The genus Podocarpus (yellowwoods or mañíos) is the largest genus in the Podocarpaceae family, both in diversity and in distribution. It is divided into two monophyletic subgenera, Podocarpus and Foliolatus. The subgenus Podocarpus occurs in all continents of Gondwanan origin (i.e., South America, Africa, Oceania and Australia), while Foliolatus is found mainly in Asia [1]. Biogeographically, this distribution is the product of vicariance and dispersal events that took place during the last 65 Mya [2, 3]. Historical reconstructions within Podocarpaceae combining fossil information with phylogenetic and phylogeographic tools have provided valuable information to test and disentangle biogeographic scenarios. However, early molecular phylogenies of Podocarpaceae were built using a handful chloroplast genes and a small number of nuclear DNA regions [4–7] and failed to agree on the intergeneric relationships within the family [8]. More recent work using entire chloroplast genome sequences of species from 14 out of the 19 described genera of Podocarpaceae identified frequent rearrangements in gene order, mostly due to inversions and translocations; these changes are proposed to be driven by the presence of intermediate-size repeats located near the boundaries of colinear blocks [8, 9].

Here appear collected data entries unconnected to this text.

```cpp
static int enqueue_streaming(rayrs_scene* scene, const FramePlan& p, const WfDev& wf, hipStream_t stream) {
    rayrs_scene::Pool& pl = scene->pool;
    const RenderDev& rp = p.rp;
    uint32_t* h_live = pl.h_live.as<uint32_t>();
    HIP_TRY(wf_launch_init(wf, (uint32_t)p.live_total, stream));
    HIP_TRY(wf_launch_gen(scene->flat.compact, p.sc, p.cam, rp, wf, p.flat_blocks, stream));
    h_live[0] = h_live[1] = (uint32_t)p.live_total;
    constexpr uint32_t MAX_TIMED = 8192;
    uint32_t it = 0;
    uint32_t batch = 16;
    for (uint32_t b = 0;; b++) {
        for (uint32_t k = 0; k < batch; k++, it++) {
            const bool timed = it < MAX_TIMED;
            if (timed) RAYRS_TRY(round_event(pl, it, 0, stream));
            HIP_TRY(wf_launch_trav(scene->flat.compact, rp.count_work != 0u, p.sc, rp, wf, p.trav_blocks, stream));
            if (timed) RAYRS_TRY(round_event(pl, it, 1, stream));
            HIP_TRY(wf_launch_hit(scene->flat.compact, p.eager_light, p.sc, p.cam, rp, wf, p.flat_blocks, stream));
            if (timed) RAYRS_TRY(round_event(pl, it, 2, stream));
            HIP_TRY(wf_launch_miss(scene->flat.compact, p.eager_light, p.sc, p.cam, rp, wf, p.flat_blocks, stream));
            if (timed) {
                RAYRS_TRY(round_event(pl, it, 3, stream));
                pl.timed_rounds = it + 1;
            }
        }
        HIP_TRY(hipMemcpyAsync(&h_live[b & 1u], &wf.ctl->live_slots, sizeof(uint32_t), hipMemcpyDeviceToHost, stream));
        HIP_TRY(hipEventRecord(pl.ev_batch[b & 1u], stream));
        if (b > 0) {
            HIP_TRY(hipEventSynchronize(pl.ev_batch[(b - 1u) & 1u]));
            const uint64_t seen = h_live[(b - 1u) & 1u];
            if (seen == 0u) break;
            batch = seen * 8u < p.live_total ? 4u : 16u;
        }
        if (it > (1u << 26)) {
            g_last_error = "path rounds did not terminate";
            return RAYRS_HIP_ERROR;
        }
    }
    scene->rounds = it;
    return RAYRS_OK;
}

extern "C++" int rayrs::render_enqueue(rayrs_scene* scene, const rayrs_camera* camera, const rayrs_render_params* params, uint32_t sample0,
                                       const FilmPassDev* film, void* out_device, void* hip_stream) {
    RAYRS_GUARDED({
    if (!scene || !camera || !params || (!out_device && !film)) return RAYRS_INVALID_ARG;
    if (scene->device < 0) return RAYRS_NO_DEVICE;
    if (params->spp == 0 || camera->x_pixels == 0 || camera->y_pixels == 0) return RAYRS_INVALID_ARG;
    if (camera->x_pixels > 65535u || camera->y_pixels > 65535u) return RAYRS_UNSUPPORTED;
    if (params->max_bounces > 8000u) return RAYRS_UNSUPPORTED;
    if (params->spp > SLOT_SAMPLE_MASK || sample0 > SLOT_SAMPLE_MASK - params->spp) return RAYRS_UNSUPPORTED;
    if (params->tile_ranks == 0 || params->tile_rank >= params->tile_ranks) return RAYRS_INVALID_ARG;
    if (params->out_format != RAYRS_OUT_F32 && params->out_format != RAYRS_OUT_F64) return RAYRS_INVALID_ARG;
    if (params->fast_traversal > 1u) return RAYRS_INVALID_ARG;
    HIP_TRY(hipSetDevice(scene->device));
    hipStream_t stream = reinterpret_cast<hipStream_t>(hip_stream);
    if (scene->pending) {
        HIP_TRY(hipStreamSynchronize(scene->last_stream));
        scene->pending = false;
    }

    FramePlan p;
    RAYRS_TRY(plan_frame(scene, camera, params, sample0, film, out_device, p));
    p.is_film = film != nullptr;
    p.film = film ? *film : FilmPassDev{};
    scene->last_exact = p.exact;

    rayrs_scene::Pool& pl = scene->pool;
    HIP_TRY(scene->d_partial.reserve((size_t)p.partial_need * 3 * sizeof(double)));
    p.rp.partial = scene->d_partial.as<double>();
    HIP_TRY(scene->d_local_light.reserve((size_t)p.local_blocks * 4u * LP_PATHS_PER_WAVE * 4 * sizeof(double)));
    HIP_TRY(pl.block.reserve((size_t)p.np * POOL_SLOT_BYTES));
    HIP_TRY(pl.d_wave_items.reserve((size_t)p.flat_blocks * 4u * 2 * sizeof(unsigned long long)));
    HIP_TRY(pl.d_stack_spill.reserve(p.spill_words * sizeof(uint32_t)));
    WfDev wf = pool_wf(pl.block, p.np, pl.d_ctl, p.trav_blocks, pl.d_stack_spill);
    wf.n_flat_waves = p.flat_blocks * 4u;
    wf.wave_items = pl.d_wave_items.as<unsigned long long>();

    pl.timed_rounds = 0;
    HIP_TRY(hipMemsetAsync(p.rp.counters, 0, sizeof(Counters), stream));
    HIP_TRY(hipMemsetAsync(p.rp.next_item, 0, sizeof(unsigned long long), stream));
    if (p.use_local) HIP_TRY(hipMemsetAsync(scene->d_local_items.as<>(), 0, LOCAL_MAX_SEGMENTS * sizeof(unsigned long long), stream));
    HIP_TRY(hipEventRecord(scene->ev[0], stream));
    scene->rounds = 0;
    scene->last_local = p.use_local;
    if (p.rp.total_items > 0) RAYRS_TRY(p.use_local ? enqueue_local(scene, p, stream) : enqueue_streaming(scene, p, wf, stream));
    HIP_TRY(hipEventRecord(scene->ev[1], stream));
    if (!p.use_local) HIP_TRY(p.is_film ? launch_film_accumulate(p.cam, p.rp, p.film, 0u, p.rp.n_local_tiles, stream) : launch_resolve(p.cam, p.rp, 0u, p.rp.n_local_tiles, stream));
    HIP_TRY(hipEventRecord(scene->ev[2], stream));
    scene->last_stream = stream;
    scene->pending = true;
    return RAYRS_OK;
    })
}

int rayrs_render_launch(rayrs_scene* scene, const rayrs_camera* camera, const rayrs_render_params* params,
                        void* out_device, void* hip_stream) {
    if (!out_device) return RAYRS_INVALID_ARG;
    return render_enqueue(scene, camera, params, 0u, nullptr, out_device, hip_stream);
// ... 71 lines not shown
```

### rayrs_amd/csrc/rayrs_lab.h

```cpp
#ifndef RAYRS_LAB_H
#define RAYRS_LAB_H

#include <stdint.h>

#include "../../include/rayrs_hip.h"

#ifdef __cplusplus
extern "C" {
#endif

typedef struct {
    uint32_t refill_min;
    uint32_t leaf_min;
    uint32_t static_pct;
    uint32_t stack_lds;
    uint32_t hot_records;
    uint32_t trav_blocks_per_cu;
    uint32_t eager_light;
    uint32_t local_reserve;
    uint32_t local_segment_items;
    uint32_t force_rccl;
    uint32_t gate_tree;
    uint32_t hot_group;
    uint32_t leaf_wait;
    uint32_t flat_blocks_per_cu;
} rayrs_lab_tuning;

int rayrs_lab_set(rayrs_scene* scene, const rayrs_lab_tuning* lab);

int rayrs_lab_round_ms(rayrs_scene* scene, float* out, uint32_t cap_rounds);

int rayrs_lab_multi_rehearse(const int* rank_devices, uint32_t n, uint32_t rounds, int fail_reduce_at, char* log, uint32_t cap);

#ifdef __cplusplus
}
#endif
#endif
```

### rayrs_amd/csrc/rayrs_selftest.h

```cpp
#ifndef RAYRS_SELFTEST_H
#define RAYRS_SELFTEST_H

#include <stdint.h>

#include "../../include/rayrs_hip.h"

#ifdef __cplusplus
extern "C" {
#endif

int rayrs_test_math(int device, int fn, const double* x, const double* y, uint64_t n, double* out);
int rayrs_test_rng(int device, uint64_t seed, const uint64_t* pixel, const uint64_t* sample, const uint32_t* draw,
                   uint64_t n, uint64_t* out_bits);
int rayrs_test_intersect(rayrs_scene* scene, const double* o, const double* d, uint64_t n, int exact, double* t,
                         int64_t* object);
int rayrs_test_trace(rayrs_scene* scene, const double* o, const double* d, uint64_t n, int exact, double* t, int64_t* object,
                     uint64_t* pre_answered);
int rayrs_test_path_trace(rayrs_scene* scene, const rayrs_camera* camera, uint64_t seed, uint32_t max_bounces,
                          const uint32_t* pixel, const uint32_t* sample, uint64_t n, int exact, uint32_t cap,
                          uint32_t* n_queries, int64_t* object, double* t, double* throughput, uint32_t* draw, double* rgb);
int rayrs_test_material(int device, const rayrs_material* mat, const double* normal, const double* view,
                        const uint64_t* key, uint64_t n, int32_t* scattered, double* color, double* dir,
                        uint32_t* draws);
int rayrs_test_background(rayrs_scene* scene, const double* dir, uint64_t n, double* rgb);

#ifdef __cplusplus
}
#endif
#endif
```

### rayrs_amd/csrc/scene_host.cpp

```cpp
#include "scene_host.hpp"

#include <algorithm>
#include <chrono>
#include <cmath>
#include <cstddef>
#include <cstdlib>
#include <cstring>
#include <limits>

#include "../../include/rayrs_numeric.h"

namespace rayrs {


static bool in01(const double* c) {
    return c[0] >= 0.0 && c[0] <= 1.0 && c[1] >= 0.0 && c[1] <= 1.0 && c[2] >= 0.0 && c[2] <= 1.0;
}

int ObjectList::add_surface(const rayrs_material* m, const rayrs_emission* e) {
    if (!m) return RAYRS_INVALID_ARG;
    SurfaceDev s;
    std::memset(&s, 0, sizeof(s));
    s.kind = m->kind;
    if (m->kind < 0 || m->kind > RAYRS_MAT_NO_REFLECT) return RAYRS_INVALID_ARG;
    if (m->kind != RAYRS_MAT_NO_REFLECT) {
        if (!in01(m->color)) return RAYRS_INVALID_ARG;
        for (int i = 0; i < 3; i++) s.color[i] = m->color[i];
        const bool needs_ior = m->kind == RAYRS_MAT_REFRACT || m->kind == RAYRS_MAT_GLASS ||
                               m->kind == RAYRS_MAT_COOK_TORRANCE_REFRACT ||
                               m->kind == RAYRS_MAT_COOK_TORRANCE_GLASS || m->kind == RAYRS_MAT_PLASTIC;
        if (needs_ior && !(m->ior > 0.0 && std::isfinite(m->ior))) return RAYRS_INVALID_ARG;
        s.ior = m->ior;
        if (m->kind >= RAYRS_MAT_COOK_TORRANCE && m->kind <= RAYRS_MAT_PLASTIC) {
            if (!(m->alpha > 0.0 && std::isfinite(m->alpha))) return RAYRS_INVALID_ARG;
            s.ct_alpha2 = m->alpha * m->alpha;
            for (int i = 0; i < 3; i++) s.ct_color[i] = m->color[i];
            if (m->kind == RAYRS_MAT_COOK_TORRANCE) {
                s.metallic = m->metallic ? 1 : 0;
                if (s.metallic) {
                    for (int i = 0; i < 3; i++) s.ct_r0[i] = m->r0[i];
                } else {
                    s.ct_ior = m->ior;
                }
            } else {
                s.metallic = 0;
                s.ct_ior = m->ior;
                if (m->kind == RAYRS_MAT_PLASTIC) {
                    if (!in01(m->spec_color)) return RAYRS_INVALID_ARG;
                    for (int i = 0; i < 3; i++) s.ct_color[i] = m->spec_color[i];
                }
            }
        }
    }
    if (e && e->emissive) {
        if (!(e->strength >= 0.0) || !in01(e->color)) return RAYRS_INVALID_ARG;
        s.emissive = 1;
        for (int i = 0; i < 3; i++) s.emit[i] = e->strength * e->color[i];
    }
    for (size_t i = 0; i < surfaces.size(); i++)
        if (std::memcmp(&surfaces[i], &s, sizeof(s)) == 0) return (int)i;
    surfaces.push_back(s);
    return (int)surfaces.size() - 1;
}


Aabb shape_bbox(const Shape& s) {
    Aabb b;
    if (s.kind == PRIM_SPHERE) {
        const double radius = rr_sqrt(s.radius2);
        b.xmin = s.origin.x - radius;
        b.xmax = s.origin.x + radius;
        b.ymin = s.origin.y - radius;
        b.ymax = s.origin.y + radius;
        b.zmin = s.origin.z - radius;
        b.zmax = s.origin.z + radius;
    } else if (s.kind == PRIM_PLANE) {
        if (s.axis == RAYRS_AXIS_X || s.axis == RAYRS_AXIS_XREV) {
            b = {s.pos, s.pos, s.u0, s.u1, s.v0, s.v1};
        } else if (s.axis == RAYRS_AXIS_Y || s.axis == RAYRS_AXIS_YREV) {
            b = {s.u0, s.u1, s.pos, s.pos, s.v0, s.v1};
        } else {
            b = {s.u0, s.u1, s.v0, s.v1, s.pos, s.pos};
        }
    } else {
        b.xmin = rr_min(s.p1.x, rr_min(s.p2.x, s.p3.x));
        b.ymin = rr_min(s.p1.y, rr_min(s.p2.y, s.p3.y));
        b.zmin = rr_min(s.p1.z, rr_min(s.p2.z, s.p3.z));
        b.xmax = rr_max(s.p1.x, rr_max(s.p2.x, s.p3.x));
        b.ymax = rr_max(s.p1.y, rr_max(s.p2.y, s.p3.y));
        b.zmax = rr_max(s.p1.z, rr_max(s.p2.z, s.p3.z));
    }
    return b;
}
// ... 436 lines not shown
void tight_box(const Aabb& b, const double* gate, double* out) {
    const double pb[6] = {b.xmin, b.xmax, b.ymin, b.ymax, b.zmin, b.zmax};
    double ext = 0.0;
    for (int a = 0; a < 3; a++) ext = std::max(ext, pb[2 * a + 1] - pb[2 * a]);
    const double m = ext * LEAF_MARGIN;
    for (int a = 0; a < 3; a++) {
        double lo = pb[2 * a] - m, hi = pb[2 * a + 1] + m;
        float lf = (float)lo, hf = (float)hi;
        if ((double)lf > lo) lf = std::nextafterf(lf, -std::numeric_limits<float>::infinity());
        if ((double)hf < hi) hf = std::nextafterf(hf, std::numeric_limits<float>::infinity());
        lo = (double)lf, hi = (double)hf;
        out[2 * a] = lo > gate[2 * a] ? lo : gate[2 * a];
        out[2 * a + 1] = hi < gate[2 * a + 1] ? hi : gate[2 * a + 1];
    }
}

void split_groups(const std::vector<WalkGroup>& groups, const std::vector<Aabb>& prim_box, std::vector<WalkGroup>& out) {
    out.reserve(groups.size() * 3);
    for (const WalkGroup& g : groups) {
        const uint32_t first = (g.ref & 0x3fffffffu) >> 2, count = (g.ref & 3u) + 1u;
        for (uint32_t i = 0; i < count; i++) {
            WalkGroup r;
            tight_box(prim_box[first + i], g.box, r.box);
            r.ref = (REF_RANGE << 30) | ((first + i) << 2);
            out.push_back(r);
        }
    }
}

void build_tree_over(const std::vector<WalkGroup>& leaves, WalkTree& t) {
    WalkBuilder b(leaves);
    b.build();
    t.box.reserve(leaves.size() * 12);
    t.ref.reserve(leaves.size() * 2);
    const WideCollapse wc(b.nodes);
    t.root_ref = emit_wide(t, wc, 0, &t.depth);
    front_largest(t);
}

constexpr double HOT_MIN_AREA = 0.25;
constexpr size_t HOT_MIN_GROUPS = 8;

void pick_hot_group(FlatScene& f, const std::vector<WalkGroup>& groups) {
    f.has_hot = false;
    f.gate_hot = WalkTree();
    std::memset(&f.hot, 0, sizeof(f.hot));
    if (groups.size() < HOT_MIN_GROUPS) return;
    size_t best = 0;
    double best_area = -1.0;
    for (size_t i = 0; i < groups.size(); i++) {
        const double a = box_area(groups[i].box);
        if (a > best_area) best_area = a, best = i;
    }
    const double root_area = box_area(f.root_box);
    if (!(best_area >= HOT_MIN_AREA * root_area) || !std::isfinite(best_area)) return;
    std::vector<WalkGroup> rest;
    rest.reserve(groups.size() - 1);
    for (size_t i = 0; i < groups.size(); i++)
        if (i != best) rest.push_back(groups[i]);
    build_tree_over(rest, f.gate_hot);
    const WalkGroup& g = groups[best];
    for (int k = 0; k < 6; k++) f.hot.box[k] = g.box[k];
    f.hot.first = (g.ref & 0x3fffffffu) >> 2;
    f.hot.count = (g.ref & 3u) + 1u;
    f.has_hot = true;
}

void build_walk_trees(FlatScene& f, const std::vector<Aabb>& prim_box) {
    f.walk = WalkTree();
    f.gate = WalkTree();
    if ((f.root_ref >> 30) != REF_INTERIOR) {
        f.walk.root_ref = f.gate.root_ref = f.root_ref;
        return;
    }
    std::vector<WalkGroup> groups;
    collect_groups(f, f.root_ref & 0x3fffffffu, f.root_box, groups);
    build_tree_over(groups, f.gate);
    pick_hot_group(f, groups);
    std::vector<WalkGroup> singles;
    split_groups(groups, prim_box, singles);
    build_tree_over(singles, f.walk);
}

inline bool boxes_f32_exact(const WalkTree& t) {
    for (size_t r = 0; r < t.ref.size(); r++) {
        if ((t.ref[r] >> 30) == REF_NONE) continue;
        for (int k = 0; k < 6; k++)
            if (!f32_exact(t.box[r * 6 + k])) return false;
    }
    return true;
}
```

The chloroplast genome (or plastome) of terrestrial plants is approximately 120-220kb in size and consists of two copies of the inverted repeats (IRs) that separate the small and large single copy regions, SSC and LSC respectively [10, 11]. In gymnosperms, the plastome is highly variable in size and organization, and this variation is often used in phylogenetics to identify families, subgenera, and genera [12]. Yet, certain families remain poorly sampled such as only eight of the 187 species within Podocarpaceae have been sequenced so far [13]. Also, the loss of the large IR has been reported in several species, mainly conifers [14–16]. Furthermore, many rearrangements can be observed in these plastomes, some of which appear to have played an important role in their evolution [15–17]. A frequent change is the deletion of genes, as reported within the inverted repeat region in Cupressophyta (Araucariales and Cupressales) and Pinaceae [18]. In Cupressoidaea, Sudianto et al. [19] suggest that added complexity results from the existence of isomeric plastomes. As in other species of Podocarpaceae [16, 17], the plastome of Retrophyllum piresii lacks one of the IRs. Similarly, the genus Lagostrobos, having the largest plastome described so far for the family (151.5 kb), lacks the IR region but hosts numerous intergenic spacer repeats. Wu and Chaw [20] concluded that in cupressophytes, mutation rates have a critical role in driving the evolution of plastomic size, while plastomic inversions evolve in a neutral manner. As repetitions play an important role in plastomic rearrangements [8, 21, 22], plastome sequencing and de novo assembly can be considered an efficient tool to understand phylogenetic relationships at different taxonomic levels, as well as to investigate the structural and functional evolution of plants [23].
A comparison of plastomes of two Podocarpus species, P. lambertii and P. totara, found differences in internal gene order due to four large inversions of about 20,000 bp in length each [17]. Since P. lambertii occurs in Brazil, while P. totara occurs in New Zealand, and given the vicariant biogeographic history of the genus, it could be hypothesized that the large geographic distance between them correlates with genetic differences, reflected both as nucleotide substitutions and plastome rearrangements. Thus, geographic distance, evolutionary time and different adaptive traits could explain plastome structural differences found between these two congener species [24]. Alternatively, these differences could have resulted from changes in a single lineage leading to either species rather than reflecting a trend for the whole genus. By comparing plastomes from only two species, these two alternatives cannot be distinguished.
More than half of the species of Podocarpus occur in South America. They are distributed in four clades (Quiroga et al. 2016) that are geographically structured into southern, tropical, and subtropical distributions, the latter of which is sister to the African subtropical clade and thus a good system to test the above hypotheses. Therefore, we sequenced the plastomes of four additional species of South American Podocarpus: P. nubigenus and P. salignus, found along the Patagonian temperate forests, P. parlatorei found at the southern Yungas rainforest, and P. sellowii, mainly distributed in the Atlantic rainforest, but also present in other Brazilian biomes in subtropical forests. We compared their plastomes with those available for P. lambertii from Mata Atlantica (southern Brazil) [17], P. latifolius and P. milanjianus from Africa [25], P. totara from New Zealand [26], and P. neriifolius from Southeast Asia [27], along with representatives from other genera within Podocarpaceae as outgroups. The aim of this work was to analyze stability (or lack thereof) of plastome organization within the genus Podocarpus, estimate the selective regimes affecting plastome protein-coding genes, and strengthen our current understanding of the phylogenetic relationships and biogeographic history of Podocarpus.